# MarSaKi/ETPNav

Measured on AMD Instinct MI355X. Metric: planner fwd+bwd steps/sec at batch 32, 36-view x768 pano + 80-tok instr, higher is better.
Workload: dtype bf16

## Files before the change

### etpnav_amd/csrc/attn_rows.hip

```cpp
#include <stdlib.h>
#include <string.h>

#include "kernels.h"

namespace etp {
namespace {

constexpr int TQ = 128;
constexpr int TP = 144;
constexpr int PROJ_K = 768;
constexpr int PROJ_SLAB_K = 128;
constexpr int PROJ_RING = 3;
#ifndef ETP_PROJ_FETCH_AT
#define ETP_PROJ_FETCH_AT 2
#endif
__device__ __forceinline__ int tile_off(int row, int chunk) { return row * TQ + ((chunk ^ (row & 7)) << 4); }

struct RowArgs {
  const bf16_t *Q, *K, *V; long ldq, ldk, ldv;
  float* lse;
  bf16_t* ctx; long ldc;
  int nh, Lq, Lk;
  Drop drop;
  const uint8_t* keymask; int mask_mode; const float* dist; const float* sp_w; const float* sp_b;
  float alpha;
  const bf16_t* dO; long ldd;
  bf16_t *dQ, *dK, *dV; long lddq, lddk, lddv;
  float *d_sp_w, *d_sp_b;
  const bf16_t* W; long ldw; int Kp;
  const bf16_t* X; long ldx; const float* bqkv;
  int kv_mod;
};

__device__ __forceinline__ f32x4_t mma32(const uint4& a, const uint4& b, f32x4_t c) {
  return __builtin_amdgcn_mfma_f32_16x16x32_bf16(__builtin_bit_cast(bf16x8_t, a), __builtin_bit_cast(bf16x8_t, b), c, 0, 0, 0);
}
__device__ __forceinline__ f32x4_t mma16(const short4_t& a, const short4_t& b, f32x4_t c) {
  return __builtin_amdgcn_mfma_f32_16x16x16bf16_1k(a, b, c, 0, 0, 0);
}
__device__ __forceinline__ short4_t pack4(float a, float b, float c, float d) {
  const uint2 u = make_uint2(pack_bf16(a, b), pack_bf16(c, d));
  return __builtin_bit_cast(short4_t, u);
}
__device__ __forceinline__ uint4 frag(const char* tile, int row0, int s, int lane) {
  return *reinterpret_cast<const uint4*>(tile + tile_off(row0 + (lane & 15), s * 4 + (lane >> 4)));
}
__device__ __forceinline__ short4_t frag_t4(const char* tile, int row0, int col0, int lane) {
  const int i = lane & 15, g = lane >> 4;
  const int col = col0 + (i & 3) * 4;
  const char* p = tile + tile_off(row0 + 4 * g + (i >> 2), col >> 3) + (col & 7) * 2;
  typedef short4_t __attribute__((address_space(3))) * lds_s4;
  return __builtin_amdgcn_ds_read_tr16_b64_v4i16((lds_s4)(p));
}

template <int MAXROWS> struct TileRegs {
  static constexpr int N = (MAXROWS * 8 + 255) / 256;
  uint4 v[N];
};
template <int MAXROWS>
__device__ __forceinline__ void tile_fetch(TileRegs<MAXROWS>& r, const bf16_t* __restrict__ g, long ld, int rows_valid, int rows_pad,
                                           int tid, int nthr) {
#pragma unroll
  for (int j = 0; j < TileRegs<MAXROWS>::N; ++j) {
    const int q = tid + j * nthr, row = q >> 3, c = (q & 7) * 8;
    uint4 v = make_uint4(0u, 0u, 0u, 0u);
    if (row < rows_pad) {
      const bool ok = row < rows_valid;
      v = *reinterpret_cast<const uint4*>(g + (long)min(row, rows_valid - 1) * ld + c);
      v.x = ok ? v.x : 0u; v.y = ok ? v.y : 0u; v.z = ok ? v.z : 0u; v.w = ok ? v.w : 0u;
    }
    r.v[j] = v;
  }
}
template <int MAXROWS>
__device__ __forceinline__ void tile_commit(char* lds, const TileRegs<MAXROWS>& r, int rows_pad, int tid, int nthr) {
#pragma unroll
  for (int j = 0; j < TileRegs<MAXROWS>::N; ++j) {
    const int q = tid + j * nthr, row = q >> 3;
    if (row < rows_pad) *reinterpret_cast<uint4*>(lds + tile_off(row, q & 7)) = r.v[j];
  }
}

__device__ __forceinline__ void store_rows16(char* strip, const f32x4_t (&acc)[4], float scale, bf16_t* __restrict__ g0, long ld,
                                             int rows_valid, int lane) {
  const int i = lane & 15, g = lane >> 4;
#pragma unroll
  for (int t = 0; t < 4; ++t)
    *reinterpret_cast<uint2*>(strip + i * TP + (16 * t + 4 * g) * 2) =
        make_uint2(pack_bf16(acc[t][0] * scale, acc[t][1] * scale), pack_bf16(acc[t][2] * scale, acc[t][3] * scale));
  __builtin_amdgcn_wave_barrier();
#pragma unroll
  for (int j = 0; j < 2; ++j) {
    const int c = lane + 64 * j, row = c >> 3, part = c & 7;
    const uint4 v = *reinterpret_cast<const uint4*>(strip + row * TP + part * 16);
    if (row < rows_valid) *reinterpret_cast<uint4*>(g0 + (long)row * ld + part * 8) = v;
  }
  __builtin_amdgcn_wave_barrier();
}

template <int WN>
__device__ __forceinline__ void proj_load_w(uint4 (&w)[WN], const bf16_t* __restrict__ Wg, long ldw, int s, int tid, int nthr) {
#pragma unroll
  for (int j = 0; j < WN; ++j) {
    const int p = tid + j * nthr;
    w[j] = make_uint4(0u, 0u, 0u, 0u);
    if (p < PROJ_SLAB_K * 8) w[j] = *reinterpret_cast<const uint4*>(Wg + (long)(s * PROJ_SLAB_K + (p >> 3)) * ldw + (p & 7) * 8);
  }
}
__device__ __forceinline__ void proj_load_y(uint4 (&y)[4], const bf16_t* __restrict__ Yr, int s, bool computing, bool qok) {
#pragma unroll
  for (int u = 0; u < 4; ++u) {
    uint4 v = make_uint4(0u, 0u, 0u, 0u);
    if (computing) v = *reinterpret_cast<const uint4*>(Yr + s * PROJ_SLAB_K + 32 * u);
    v.x = qok ? v.x : 0u; v.y = qok ? v.y : 0u; v.z = qok ? v.z : 0u; v.w = qok ? v.w : 0u;
    y[u] = v;
  }
}
template <int WN>
__device__ __forceinline__ void proj_commit_w(char* slab, const uint4 (&w)[WN], int tid, int nthr) {
#pragma unroll
  for (int j = 0; j < WN; ++j) {
    const int p = tid + j * nthr, kk = p >> 3;
    const int row = (kk & ~0x1c) | ((kk & 0x4) << 2) | ((kk & 0x18) >> 1);
    if (p < PROJ_SLAB_K * 8) *reinterpret_cast<uint4*>(slab + tile_off(row, p & 7)) = w[j];
  }
}

template <int WN>
__device__ __forceinline__ void qkv_load_w(uint4 (&w)[WN], const bf16_t* __restrict__ W, long ldw, int Hh, int h, int s, int tid, int nthr) {
#pragma unroll
  for (int j = 0; j < WN; ++j) {
    const int p = tid + j * nthr, row = p >> 3;
    w[j] = make_uint4(0u, 0u, 0u, 0u);
    if (p < 192 * 8) w[j] = *reinterpret_cast<const uint4*>(W + (long)((row >> 6) * Hh + h * 64 + (row & 63)) * ldw + s * 64 + (p & 7) * 8);
  }
}
__device__ __forceinline__ void qkv_load_x(uint4 (&y)[2], const bf16_t* __restrict__ Xr, int s, bool computing, bool ok) {
#pragma unroll
  for (int u = 0; u < 2; ++u) {
    uint4 v = make_uint4(0u, 0u, 0u, 0u);
    if (computing) v = *reinterpret_cast<const uint4*>(Xr + s * 64 + 32 * u);
    v.x = ok ? v.x : 0u; v.y = ok ? v.y : 0u; v.z = ok ? v.z : 0u; v.w = ok ? v.w : 0u;
    y[u] = v;
  }
}
template <int WN>
__device__ __forceinline__ void qkv_commit_w(char* slab, const uint4 (&w)[WN], int tid, int nthr) {
#pragma unroll
  for (int j = 0; j < WN; ++j) {
    const int p = tid + j * nthr;
    if (p < 192 * 8) *reinterpret_cast<uint4*>(slab + tile_off(p >> 3, p & 7)) = w[j];
  }
}

__device__ __forceinline__ float key_term(const uint8_t* km, int col, int Lk, int mask_mode) {
  if (col >= Lk) return -INFINITY;
  if (km && !km[col]) return mask_mode ? -INFINITY : -10000.0f;
  return 0.f;
}

constexpr int QKV_SLAB_K = 64;
constexpr int QKV_RING = 2;
constexpr int QKV_SLAB_BYTES = 192 * TQ;
__host__ __device__ constexpr int rows_fwd_bias_off(int BKV, int nwaves) {
  const int base = 2 * BKV * TQ + BKV * 4 + nwaves * 16 * TP, ring = QKV_RING * QKV_SLAB_BYTES;
  return base < ring ? ring : base;
}
__host__ __device__ constexpr int rows_fwd_lds(int BKV, int nwaves, bool qkv) {
  return qkv ? rows_fwd_bias_off(BKV, nwaves) + 192 * 4 : 2 * BKV * TQ + BKV * 4 + nwaves * 16 * TP;
}

template <int NKT, bool HAS_DIST, bool QKV>
__global__ __launch_bounds__(512) void rows_fwd_kernel(const RowArgs a) {
  constexpr int BKV = NKT * 16;
  extern __shared__ __attribute__((aligned(16))) char smem[];
  char* kt = smem; char* vt = smem + BKV * TQ;
  float* kadd = reinterpret_cast<float*>(smem + 2 * BKV * TQ);
  const int tid = threadIdx.x, nthr = blockDim.x, lane = tid & 63, wave = tid >> 6, i = lane & 15, g = lane >> 4;
  const int bh = blockIdx.x, b = bh / a.nh, h = bh % a.nh;
  char* strip = smem + 2 * BKV * TQ + BKV * 4 + wave * 16 * TP;
  const int q = wave * 16 + i, qc = min(q, a.Lq - 1);
  uint4 qf0, qf1;

  const int bk = a.kv_mod > 0 ? b % a.kv_mod : b;
  if constexpr (!QKV) {
    TileRegs<BKV> rk, rv;
    tile_fetch<BKV>(rk, a.K + (long)bk * a.Lk * a.ldk + h * 64, a.ldk, a.Lk, BKV, tid, nthr);
    tile_fetch<BKV>(rv, a.V + (long)bk * a.Lk * a.ldv + h * 64, a.ldv, a.Lk, BKV, tid, nthr);
    const bf16_t* Qr = a.Q + ((long)b * a.Lq + qc) * a.ldq + h * 64 + g * 8;
    qf0 = *reinterpret_cast<const uint4*>(Qr); qf1 = *reinterpret_cast<const uint4*>(Qr + 32);
    if (tid < BKV) kadd[tid] = key_term(a.keymask ? a.keymask + (long)bk * a.Lk : nullptr, tid, a.Lk, a.mask_mode);
    tile_commit<BKV>(kt, rk, BKV, tid, nthr);
    tile_commit<BKV>(vt, rv, BKV, tid, nthr);
  } else {
    constexpr int NS = PROJ_K / QKV_SLAB_K, WN = 6;
    const int Hh = a.nh * 64;
    float* bias_l = reinterpret_cast<float*>(smem + rows_fwd_bias_off(BKV, nthr >> 6));
    const bool computing = wave < NKT, tok_ok = q < a.Lq;
    const bf16_t* Xr = a.X + ((long)b * a.Lq + qc) * a.ldx + g * 8;
    uint4 wr[WN], yb[2][2];
    f32x4_t acc[12];
#pragma unroll
    for (int t = 0; t < 12; ++t) acc[t] = f32x4_t{0.f, 0.f, 0.f, 0.f};
    if (tid < 192) bias_l[tid] = a.bqkv ? a.bqkv[(tid >> 6) * Hh + h * 64 + (tid & 63)] : 0.f;
    qkv_load_w<WN>(wr, a.W, a.ldw, Hh, h, 0, tid, nthr); qkv_load_x(yb[0], Xr, 0, computing, tok_ok);
    qkv_commit_w<WN>(smem, wr, tid, nthr);
    __syncthreads();
#pragma unroll
    for (int s = 0; s < NS; ++s) {
      if (s + 1 < NS) { qkv_load_w<WN>(wr, a.W, a.ldw, Hh, h, s + 1, tid, nthr); qkv_load_x(yb[(s + 1) & 1], Xr, s + 1, computing, tok_ok); }
      if (computing) {
        const char* slab = smem + (s & 1) * QKV_SLAB_BYTES;
#pragma unroll
        for (int u = 0; u < 2; ++u)
#pragma unroll
          for (int t = 0; t < 12; ++t) acc[t] = mma32(frag(slab, 16 * t, u, lane), yb[s & 1][u], acc[t]);
      }
      if (s + 1 < NS) qkv_commit_w<WN>(smem + ((s + 1) & 1) * QKV_SLAB_BYTES, wr, tid, nthr);
      __syncthreads();
    }
    if (tid < BKV) kadd[tid] = key_term(a.keymask ? a.keymask + (long)b * a.Lk : nullptr, tid, a.Lk, a.mask_mode);
    if (computing) {
      const int rows_valid = a.Lq - wave * 16;
#pragma unroll
      for (int sec = 0; sec < 3; ++sec) {
#pragma unroll
        for (int t = 0; t < 4; ++t) {
          const float4 bb = *reinterpret_cast<const float4*>(bias_l + sec * 64 + 16 * t + 4 * g);
          const f32x4_t c = acc[sec * 4 + t];
          *reinterpret_cast<uint2*>(strip + i * TP + (16 * t + 4 * g) * 2) =
              make_uint2(pack_bf16(c[0] + bb.x, c[1] + bb.y), pack_bf16(c[2] + bb.z, c[3] + bb.w));
        }
        __builtin_amdgcn_wave_barrier();
        if (sec == 0) {
          qf0 = *reinterpret_cast<const uint4*>(strip + i * TP + g * 16);
          qf1 = *reinterpret_cast<const uint4*>(strip + i * TP + 64 + g * 16);
        }
        bf16_t* dst = const_cast<bf16_t*>(sec == 0 ? a.Q : sec == 1 ? a.K : a.V);
        const long ld = sec == 0 ? a.ldq : sec == 1 ? a.ldk : a.ldv;
        char* tile = sec == 1 ? kt : vt;
#pragma unroll
        for (int j = 0; j < 2; ++j) {
          const int c = lane + 64 * j, row = c >> 3, part = c & 7;
          uint4 v = *reinterpret_cast<const uint4*>(strip + row * TP + part * 16);
          if (row < rows_valid) *reinterpret_cast<uint4*>(dst + ((long)b * a.Lq + wave * 16 + row) * ld + h * 64 + part * 8) = v;
          else v = make_uint4(0u, 0u, 0u, 0u);
          if (sec > 0) *reinterpret_cast<uint4*>(tile + tile_off(wave * 16 + row, part)) = v;
        }
        __builtin_amdgcn_wave_barrier();
      }
    }
  }
  __syncthreads();
  if (wave * 16 >= a.Lq) return;

  f32x4_t s[NKT];
#pragma unroll
  for (int n = 0; n < NKT; ++n) {
    s[n] = f32x4_t{0.f, 0.f, 0.f, 0.f};
    s[n] = mma32(frag(kt, 16 * n, 0, lane), qf0, s[n]);
    s[n] = mma32(frag(kt, 16 * n, 1, lane), qf1, s[n]);
  }
  float w = 0.f, b0 = 0.f;
  const float* drow = nullptr;
  if constexpr (HAS_DIST) { w = a.sp_w[0]; b0 = a.sp_b[0]; drow = a.dist + ((long)b * a.Lq + qc) * a.Lk; }
  float mx = -INFINITY;
#pragma unroll
  for (int n = 0; n < NKT; ++n) {
    const float4 ka4 = *reinterpret_cast<const float4*>(kadd + 16 * n + 4 * g);
    const float ka[4] = {ka4.x, ka4.y, ka4.z, ka4.w};
#pragma unroll
    for (int r = 0; r < 4; ++r) {
      float v = s[n][r] * a.alpha + ka[r];
      if constexpr (HAS_DIST) {
        const int key = 16 * n + 4 * g + r;
        if (key < a.Lk) v += w * drow[key] + b0;
      }
      s[n][r] = v;
      mx = fmaxf(mx, v);
    }
  }
  mx = fmaxf(mx, __shfl_xor(mx, 16, 64));
  mx = fmaxf(mx, __shfl_xor(mx, 32, 64));
  float sum = 0.f;
#pragma unroll
  for (int n = 0; n < NKT; ++n)
#pragma unroll
    for (int r = 0; r < 4; ++r) {
      const float e = __expf(s[n][r] - mx);
      s[n][r] = e;
      sum += e;
    }
  sum += __shfl_xor(sum, 16, 64);
  sum += __shfl_xor(sum, 32, 64);
  const float inv = 1.0f / sum;
  if (g == 0 && q < a.Lq) a.lse[(long)bh * a.Lq + q] = mx + __logf(sum);

  short4_t pb[NKT];
  const bool dropping = a.drop.p > 0.f;
  const uint32_t rbase = ((uint32_t)bh * a.Lq + q) * (uint32_t)a.Lk;
#pragma unroll
  for (int n = 0; n < NKT; ++n) {
    float p[4];
#pragma unroll
    for (int r = 0; r < 4; ++r) p[r] = s[n][r] * inv;
    if (dropping) {
      float dm[4];
      drop_mult_run<4>(a.drop.seed, rbase + 16 * n + 4 * g, a.drop.p, a.drop.inv_keep, dm);
#pragma unroll
      for (int r = 0; r < 4; ++r) p[r] *= dm[r];
    }
    pb[n] = pack4(p[0], p[1], p[2], p[3]);
  }
  f32x4_t o[4];
#pragma unroll
  for (int t = 0; t < 4; ++t) o[t] = f32x4_t{0.f, 0.f, 0.f, 0.f};
#pragma unroll
  for (int n = 0; n < NKT; ++n)
#pragma unroll
    for (int t = 0; t < 4; ++t) o[t] = mma16(frag_t4(vt, 16 * n, 16 * t, lane), pb[n], o[t]);
  store_rows16(strip, o, 1.0f, a.ctx + ((long)b * a.Lq + wave * 16) * a.ldc + h * 64, a.ldc, a.Lq - wave * 16, lane);
}

struct BwdLds {
  int q, d, k, v, kadd, lse, D, red, strip, ring, total;
  __host__ __device__ BwdLds(int BQ, int BKV, bool proj = false) {
    d = 0; q = BQ * TQ; k = 2 * BQ * TQ; v = k + BKV * TQ; kadd = v + BKV * TQ;
    lse = kadd + BKV * 4; D = lse + 128 * 4; red = D + 128 * 4; strip = red + 16 * 4; total = strip + 8 * 16 * TP;
    ring = BQ * TQ;
    if (proj && total < ring + PROJ_RING * PROJ_SLAB_K * TQ) total = ring + PROJ_RING * PROJ_SLAB_K * TQ;
  }
};
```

WHAT YOU SHOULD DO: Reproduce each line from the records that contains the word "nwaves".

TASK RESPONSE:
__host__ __device__ constexpr int rows_fwd_bias_off(int BKV, int nwaves) {
  const int base = 2 * BKV * TQ + BKV * 4 + nwaves * 16 * TP, ring = QKV_RING * QKV_SLAB_BYTES;
__host__ __device__ constexpr int rows_fwd_lds(int BKV, int nwaves, bool qkv) {
  return qkv ? rows_fwd_bias_off(BKV, nwaves) + 192 * 4 : 2 * BKV * TQ + BKV * 4 + nwaves * 16 * TP;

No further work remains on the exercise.